だから「どこで行ったか」が重要になる。今回の会場は、有料の習い事へ家庭が申し込む形ではなく、学童保育所だった。市が共催し、職員や外部支援者がいた。沖縄での活動では、サイバーステップは継続的な制作環境につなげるため、イベント後にPCなどを寄贈している。


官民連携なら、さらに難しい質問も必要だ。子どもはどんな個人情報を入力するのか。個人アカウントは必要か。公開ワールドはどう管理されるか。商用サービスの購入導線と教育活動をどう分けるか。障害のある子も参加しやすいか。専門スタッフが帰った後も続けられるか。


8月の中間市イベントについて、公開資料だけではこれらすべての運用詳細は分からない。本稿は推測で埋めない。もし取り組みが継続・拡大するなら、こうした地味な運用条件こそ教育の質を決める。


誰かが渡る時、橋は別の物になる


現実の垣生公園で、延壽橋の仕事は分かりやすい。赤い橋が池を渡り、埴生神社側へ人をつなぐ。橋が何のためにあるか、人は知っている。


児童のゲームの中では、橋は別の役割を持てる。


チェックポイント。笑い。危険地帯。ご褒美。遠くに見える目印。「もう終わりだ」と思わせた後の最後の罠。現実の橋は人の身体を水の向こうへ運ぶが、デジタルの橋は、制作者の意図をプレイヤーへ運ぶ。


中間市で起きたことを理解するなら、これが一番近いかもしれない。


子どもたちは、自分の街の画像を受け身で眺めたのではない。街を模した空間の中で、別の人に何をさせるか決める側へ回った。別チームが遊び始めた瞬間、世界は作者だけのものではなくなる。プレイヤーが迷えば、その迷いそのものが制作者への情報になる。


これは、工学と物語、そして少しだけ市民性にも通じる小さな授業である。自分がつくった物は、最終的に「自分ではない誰か」が使う。


ゲームを遊ぶ子は「どうすれば攻略できる?」と問う。ゲームをつくる子は、いつかもっと難しい問いに出会う。
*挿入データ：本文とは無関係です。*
@@ -1398,10 +1447,15 @@
         const uint32_t e2 = t2 - p.n_inj_tickets;
         const uint32_t h2 = p.head[e2], n2 = p.limit[e2] - h2, cap2 = ring_cap_of(p, e2);
         if (n2 > 0 && n2 <= cap2) {
-          const uint4* base2 = p.ring + ring_base(p, e2) * 3;
+          const size_t g2 = ring_base(p, e2);
           const uint32_t o2 = h2 & (cap2 - 1u), first = min(n2, cap2 - o2);
-          prefetch_l2_bulk(base2 + (size_t)o2 * 3, first * 48u);
-          if (n2 > first) prefetch_l2_bulk(base2, (n2 - first) * 48u);
+          prefetch_l2_bulk(p.ring + g2 + o2, first * 16u);
+          if (n2 > first) prefetch_l2_bulk(p.ring + g2, (n2 - first) * 16u);
+          if (GS || need_rng || const_lat != 0 || p.workload != MS_W_BROADCAST || p.kind[e2] != MS_KIND_SERVER) {
+            const uint4* body2 = p.ring + p.ring_slots + 2 * g2;
+            prefetch_l2_bulk(body2 + 2 * (size_t)o2, first * 32u);
+            if (n2 > first) prefetch_l2_bulk(body2, (n2 - first) * 32u);
+          }
         }
       }
     }
@@ -1554,10 +1608,10 @@
           for (uint32_t pos = 0; pos < n; pos++) {
             const uint32_t i = ord[pos];
             if (!(vals[i] & V_RECV)) continue;
-            const uint4* rp = myring + (size_t)((head + i) & my_mask) * 3;
-            if (p.workload == MS_W_RAFT) rf_handle(c, rec_unpack(rp[0], rp[1], rp[2]));
-            else if (p.workload == MS_W_TXN_TREE) tt_handle(c, rec_unpack(rp[0], rp[1], rp[2]));
-            else txn_handle(c, rec_unpack(rp[0], rp[1], rp[2]));
+            const Rec m = ring_load(p, p.ring, my0 + ((head + i) & my_mask), round, e);
+            if (p.workload == MS_W_RAFT) rf_handle(c, m);
+            else if (p.workload == MS_W_TXN_TREE) tt_handle(c, m);
+            else txn_handle(c, m);
           }
           if (p.workload == MS_W_RAFT) { rf_actions(c); rf_note_busy(c); }
           if (p.workload == MS_W_TXN_TREE) tt_actions(c);
@@ -1570,7 +1624,7 @@
     if (kind == MS_KIND_GEN_CLIENT) {
       if (tid == 0) {
         Rec q;
-        const bool send = gen_step(p, st, e, now, round, myring, head, my_mask, n, ord, vals, q);
+        const bool send = gen_step(p, st, e, now, round, my0, head, my_mask, n, ord, vals, q);
         if (send) {
           s_gen[0] = make_uint4(q.src, q.dest, q.msg_id, q.in_reply_to);
           s_gen[1] = make_uint4(q.tf, q.p0, 0u, 0u);
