+extern "C" int wd_kept_rows_reorder(const float* level_scores, int32_t k, int32_t n_anchor, int32_t off1, int32_t off2,
+                                    float* out_boxes, float* out_scores, int32_t* out_labels, int32_t* out_anchors,
+                                    const int32_t* out_count, int32_t max_out, int32_t batch, int32_t* perm, void* stream) {
+  if (!level_scores || !out_boxes || !out_scores || !out_labels || !out_anchors || !out_count || !perm) return WD_ERR_BAD_ARG;
+  if (k <= 0 || n_anchor <= 0 || off1 < 0 || off2 < off1 || off2 > n_anchor || max_out <= 0 || max_out > KEPT_MAX || batch <= 0 ||
+      batch > 65535)
+    return WD_ERR_BAD_ARG;
+  if (!wd_aligned16(out_boxes)) return WD_ERR_BAD_ARG;
+  hipLaunchKernelGGL(kept_rows_reorder_kernel, dim3(batch), dim3(256), 0, static_cast<hipStream_t>(stream), level_scores, k,
+                     n_anchor, off1, off2, out_boxes, out_scores, out_labels, out_anchors, out_count, max_out, batch, perm);
+  return wd_launch_status();
+}
diff --git a/wedetect_amd/csrc/split_epi_oct.h b/wedetect_amd/csrc/split_epi_oct.h
--- a/wedetect_amd/csrc/split_epi_oct.h
+++ b/wedetect_amd/csrc/split_epi_oct.h
@@ -58,8 +58,16 @@
     *reinterpret_cast<u32x4*>(cp) = u32x4{h0[0], h0[1], h1[0], h1[1]};
     *reinterpret_cast<u32x4*>(cp + 16) = u32x4{l0[0], l0[1], l1[0], l1[1]};
   } else {
-    *reinterpret_cast<f32x4*>(rowp + col) = o0;
-    *reinterpret_cast<f32x4*>(rowp + col + 4) = o1;
+    if (SPECIAL && (((p.n & 7) | (p.ldc & 3)) != 0 || (reinterpret_cast<uintptr_t>(p.c) & 15u) != 0)) {
+#pragma unroll
+      for (int r = 0; r < 4; ++r) {
+        if (col + r < p.n) rowp[col + r] = o0[r];
+        if (col + 4 + r < p.n) rowp[col + 4 + r] = o1[r];
+      }
+    } else {
+      *reinterpret_cast<f32x4*>(rowp + col) = o0;
+      *reinterpret_cast<f32x4*>(rowp + col + 4) = o1;
+    }
   }
 }
 
diff --git a/wedetect_amd/csrc/split_gemm.hip b/wedetect_amd/csrc/split_gemm.hip
--- a/wedetect_amd/csrc/split_gemm.hip
+++ b/wedetect_amd/csrc/split_gemm.hip
@@ -84,7 +84,7 @@
 bool wd_p8_persist_ok(int m, int n);
 bool wd_conv_pp_ok(const WdConvGemm& p, int flags);
 int wd_launch_conv_pp(const WdConvGemm& p, const void* w, float unscale, int flags, hipStream_t st, int ksplits, float* ws,
-                      long long ws_floats, int variant);
+                      long long ws_floats, int variant, const float* unscale_dev = nullptr);
 bool wd_conv3_ok(const WdConvGemm& p, int flags);
 const char* wd_conv3_config_name(int m, int n);
 int wd_launch_conv3(const WdConvGemm& p, const void* w, float unscale, int flags, hipStream_t st, int variant, int ksplits, float* ws,
@@ -245,3 +245,16 @@
   return conv_gemm_split_impl(pp, w_split, w_unscale, flags, cfg, static_cast<float*>(workspace), workspace_bytes, splits,
                               static_cast<hipStream_t>(stream));
 }
+
+extern "C" int wd_fold_similarity(const WdConvGemm* pp, const void* w_split, float w_unscale, const float* w_unscale_dev,
+                                  void* stream) {
+  if (!pp || !w_unscale_dev) return WD_ERR_BAD_ARG;
+  const WdConvGemm& p = *pp;
+  const int rc = check_split_args(p, w_split, w_unscale);
+  if (rc != WD_OK) return rc;
+  if (p.kh != 1 || p.kw != 1 || p.stride != 1 || p.pad != 0 || p.c_batch_stride <= 0 || p.res || p.c2 || p.ln_stats || p.ln_u ||
+      p.seg_rows > 0 || p.act != WD_ACT_NONE)
+    return WD_ERR_BAD_ARG;
+  if (!wd_conv_pp_ok(p, WD_SPLIT_A)) return WD_ERR_UNSUPPORTED;
+  return wd_launch_conv_pp(p, w_split, w_unscale, WD_SPLIT_A, static_cast<hipStream_t>(stream), 1, nullptr, 0, 0, w_unscale_dev);
+}
diff --git a/wedetect_amd/csrc/split_gemm_conv.hip b/wedetect_amd/csrc/split_gemm_conv.hip
--- a/wedetect_amd/csrc/split_gemm_conv.hip
+++ b/wedetect_amd/csrc/split_gemm_conv.hip
@@ -20,7 +20,7 @@
 template <int NBUF, int TN, bool CSPLIT, int ABL = 0>
 __global__ void __launch_bounds__(512, NBUF <= 3 ? 4 : 2)
 split_conv_pp_kernel(const WdConvGemm p, const unsigned char* __restrict__ wsp, const float* __restrict__ zero, int k16,
-                     float unscale, int nbn, int ksplits, float* __restrict__ ws) {
+                     float unscale, int nbn, int ksplits, float* __restrict__ ws, const float* __restrict__ unscale_dev) {
   constexpr int TM = 2, BM = CV_BM, BN = 64 * TN, ROWB = CV_ROWB, STAGE = CV_STAGE, NI = CV_NI, DIST = NBUF - 1;
   extern __shared__ __attribute__((aligned(16))) unsigned char smem_raw[];
   const int t = threadIdx.x, lane = t & 63, wave = t >> 6;
@@ -212,7 +212,8 @@
     EpiOctWalk<0, TM, TN, WD_ACT_NONE, false, false, false>::run(pr, 1.0f, mw, nw, lane, acc, patch, ops);
     return;
   }
-  epi_oct_all<TM, TN, CSPLIT, (NBUF == 4 || TN == 1)>(p, unscale, mw, nw, lane, acc, patch);
+  const float us = unscale_dev ? unscale * *unscale_dev : unscale;
+  epi_oct_all<TM, TN, CSPLIT, (NBUF == 4 || TN == 1)>(p, us, mw, nw, lane, acc, patch);
 }
 
 template <int ACT, bool SPECIAL, bool CSPLIT>
@@ -259,7 +260,8 @@
 }
 
 template <int NBUF, int TN, bool CSPLIT, int ABL = 0>
-int launch_conv_pp(const WdConvGemm& p, const void* wsp, float unscale, hipStream_t st, int ksplits, float* ws) {
+int launch_conv_pp(const WdConvGemm& p, const void* wsp, float unscale, hipStream_t st, int ksplits, float* ws,
+                   const float* unscale_dev) {
   constexpr int BN = 64 * TN, LDS = NBUF * CV_STAGE;
   const int nbm = (p.m + CV_BM - 1) / CV_BM, nbn = (p.n + BN - 1) / BN;
   const long long nblk = (long long)nbm * nbn * ksplits;
@@ -271,7 +273,7 @@
   static WdAttrOnce attr;
   if (wd_set_max_lds(attr, reinterpret_cast<const void*>(k), LDS) != WD_OK) return WD_ERR_LAUNCH;
   WD_LAUNCH_GEMM(k, dim3((unsigned)nblk), dim3(512), LDS, st, p, static_cast<const unsigned char*>(wsp), zero, k16, unscale,
-                 nbn, ksplits, ws);
+                 nbn, ksplits, ws, unscale_dev);
   return wd_launch_status();
 }
 
@@ -283,24 +285,28 @@
 
 bool wd_conv_pp_ok(const WdConvGemm& p, int flags) {
   if (!(flags & WD_SPLIT_A)) return false;
-  if (p.cin % 16 || p.k % 16 || p.lda % 8 || p.kh * p.kw > 16 || p.n % 8) return false;
-  if (!wd_aligned16(p.a) || !wd_aligned16(p.c)) return false;
+  const bool special = p.out_mode != WD_OUT_ROWS || p.c_batch_stride > 0 || p.seg_rows > 0 || p.sigmoid ||
+                       p.out_scale != 1.0f || p.out_bias != 0.0f;
+  const bool ragged_ok = special && !(flags & WD_SPLIT_C) && p.out_mode == WD_OUT_ROWS && !p.res && !p.c2;
+  if (p.cin % 16 || p.k % 16 || p.lda % 8 || p.kh * p.kw > 16 || (p.n % 8 && !ragged_ok)) return false;
+  if (!wd_aligned16(p.a) || (!wd_aligned16(p.c) && !ragged_ok)) return false;
   if (p.bias && !wd_aligned16(p.bias)) return false;
   if (p.res && (!wd_aligned16(p.res) || p.ldres % 4)) return false;
   if (p.c2 && (!(flags & WD_SPLIT_C) || !wd_aligned16(p.c2) || p.ldc2 % 4 || p.ldc2 < p.n || p.out_mode != WD_OUT_ROWS))
     return false;
-  if ((flags & WD_SPLIT_C) ? (p.ldc % 8 != 0) : (p.ldc % 4 != 0)) return false;
+  if ((flags & WD_SPLIT_C) ? (p.ldc % 8 != 0) : (p.ldc % 4 != 0 && !ragged_ok)) return false;
   if (p.out_mode == WD_OUT_DECONV2X2 && (p.n % 32)) return false;
   return true;
 }
 
 int wd_launch_conv_pp(const WdConvGemm& p, const void* w, float unscale, int flags, hipStream_t st, int ksplits, float* ws,
-                      long long ws_floats, int variant) {
+                      long long ws_floats, int variant, const float* unscale_dev) {
   if (!wd_conv_pp_ok(p, flags)) return WD_ERR_UNSUPPORTED;
   const bool csplit = (flags & WD_SPLIT_C) != 0;
   const bool narrow = (p.n % 128) != 0 && ((p.n + 63) / 64) * 64 < ((p.n + 127) / 128) * 128;
   const long long tiles = (long long)((p.m + CV_BM - 1) / CV_BM) * (narrow ? (p.n + 63) / 64 : (p.n + 127) / 128);
   if (ksplits < 1) ksplits = 1;
+  if (ksplits > 1 && (p.n % 8 || p.ldc % 4 || !wd_aligned16(p.c) || unscale_dev)) return WD_ERR_UNSUPPORTED;
   if (ksplits > 1 && (!ws || (long long)ksplits * p.m * p.n > ws_floats)) return WD_ERR_WORKSPACE;
   if (ksplits > (p.k >> 4)) ksplits = p.k >> 4;
   int nbuf = (tiles * ksplits <= 256) ? 4 : 3;
@@ -309,19 +315,19 @@
 #ifdef WD_DEBUG_ABLATIONS
   if (variant >= 100 && variant < 116 && !narrow && csplit) {
     switch (variant - 100) {
-      case 1: return launch_conv_pp<4, 2, true, 1>(p, w, unscale, st, 1, ws);
-      case 2: return launch_conv_pp<4, 2, true, 2>(p, w, unscale, st, 1, ws);
-      case 3: return launch_conv_pp<4, 2, true, 3>(p, w, unscale, st, 1, ws);
-      case 4: return launch_conv_pp<4, 2, true, 4>(p, w, unscale, st, 1, ws);
-      case 7: return launch_conv_pp<4, 2, true, 7>(p, w, unscale, st, 1, ws);
-      case 8: return launch_conv_pp<4, 2, true, 8>(p, w, unscale, st, 1, ws);
-      case 11: return launch_conv_pp<4, 2, true, 11>(p, w, unscale, st, 1, ws);
-      case 15: return launch_conv_pp<4, 2, true, 15>(p, w, unscale, st, 1, ws);
+      case 1: return launch_conv_pp<4, 2, true, 1>(p, w, unscale, st, 1, ws, nullptr);
+      case 2: return launch_conv_pp<4, 2, true, 2>(p, w, unscale, st, 1, ws, nullptr);
+      case 3: return launch_conv_pp<4, 2, true, 3>(p, w, unscale, st, 1, ws, nullptr);
+      case 4: return launch_conv_pp<4, 2, true, 4>(p, w, unscale, st, 1, ws, nullptr);
+      case 7: return launch_conv_pp<4, 2, true, 7>(p, w, unscale, st, 1, ws, nullptr);
+      case 8: return launch_conv_pp<4, 2, true, 8>(p, w, unscale, st, 1, ws, nullptr);
+      case 11: return launch_conv_pp<4, 2, true, 11>(p, w, unscale, st, 1, ws, nullptr);
+      case 15: return launch_conv_pp<4, 2, true, 15>(p, w, unscale, st, 1, ws, nullptr);
       default: break;
     }
   }
 #endif
-#define WD_CPP(NB, TNN, CS) launch_conv_pp<NB, TNN, CS>(p, w, unscale, st, ksplits, ws)
+#define WD_CPP(NB, TNN, CS) launch_conv_pp<NB, TNN, CS>(p, w, unscale, st, ksplits, ws, unscale_dev)
   if (nbuf == 4) {
     if (narrow) rc = csplit ? WD_CPP(4, 1, true) : WD_CPP(4, 1, false);
     else rc = csplit ? WD_CPP(4, 2, true) : WD_CPP(4, 2, false);
diff --git a/wedetect_amd/engine.py b/wedetect_amd/engine.py
--- a/wedetect_amd/engine.py
+++ b/wedetect_amd/engine.py
@@ -4,12 +4,14 @@
 import copy
 import math
 import os
+import warnings
 import weakref
 from typing import Dict, List, Optional, Sequence, Tuple
 
 import numpy as np
 import torch
 
+from . import fold as FD
 from . import lib as L
 from .arch import ArchSpec, CLS_MID, EMBED_DIM, REG_MID, STRIDES, get_arch, level_sizes
 from .pack import Packed
@@ -124,6 +126,21 @@
         self._embed_split_on = False
         self._embed_split_valid = False
         self._text_split: list = []
+        self.fold_text = os.environ.get("WEDETECT_FOLD_TEXT", "1") != "0"
+        self._text_fold: list = []
+        self.fold_launches = 0
+        self.embed_materialised = 0
+        self._per_image_seen = False
+        self.fold_declined_per_image = 0
+        self._fold_cur: Optional[dict] = None
+        self._embed_valid = True
+        self._c2_ready: Optional[torch.cuda.Event] = None
+        self._kept_g: Optional[torch.Tensor] = None
+        self._kept_t: Optional[torch.Tensor] = None
+        self._kept_es: Optional[torch.Tensor] = None
+        self._kept_s: Optional[torch.Tensor] = None
+        self._kept_perm: Optional[torch.Tensor] = None
+        self._scores_fold: Optional[tuple] = None
         self.overflowed = False
         self.fp16x3_trips = 0
         self.fp16x3_retries = 0
@@ -169,7 +186,7 @@
         self.nl = [h * w for h, w in self.lv]
         self.ntot = sum(self.nl)
         self.off = [0, self.nl[0], self.nl[0] + self.nl[1]]
-        self.embed = f(B, self.ntot, EMBED_DIM)
+        self._embed = f(B, self.ntot, EMBED_DIM)
         self.boxes = f(B, self.ntot, 4)
         self.hc = [(f(B * n, CLS_MID), f(B * n, CLS_MID)) for n in self.nl]
         self.hr = [(f(B * n, REG_MID), f(B * n, REG_MID), f(B * n, 4 * 16)) for n in self.nl]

「別の人は、私が何を意図したと理解するだろう?」


26人を26人の未来のソフトウェア技術者へ変える必要はない。


動く床を覚えている子がいるかもしれない。マグマの冗談を覚えている子がいるかもしれない。つくるより発表の方が難しかったと思う子もいる。『テラビット』を二度と開かなくても、別の習慣を残す子がいるかもしれない。「うまくいかない時は、手順に分け、試し、失敗した部分を変える」。


1960年代、パパートは子どもへ「タートル」を渡し、どこへ行くか命令させた。


中間市の子どもたちは、道そのものをつくった。


そして、誰かが本当にその橋を渡れるかを見た。

調査・出典

編集注:イベントの中心資料はサイバーステップホールディングスの8月20日発表であり、主催者側の記録である。同資料に掲載された児童・学童職員のコメントは観察として扱い、独立した教育効果測定とはみなしていない。主催者は本企画が「コードを書くプログラミング教室ではない」と明記している。事前・事後の標準化評価、比較群、長期追跡、学術的評価は発表資料に含まれないため、本稿は課題が要求した認知的プロセスと、実証された学習成果を区別した。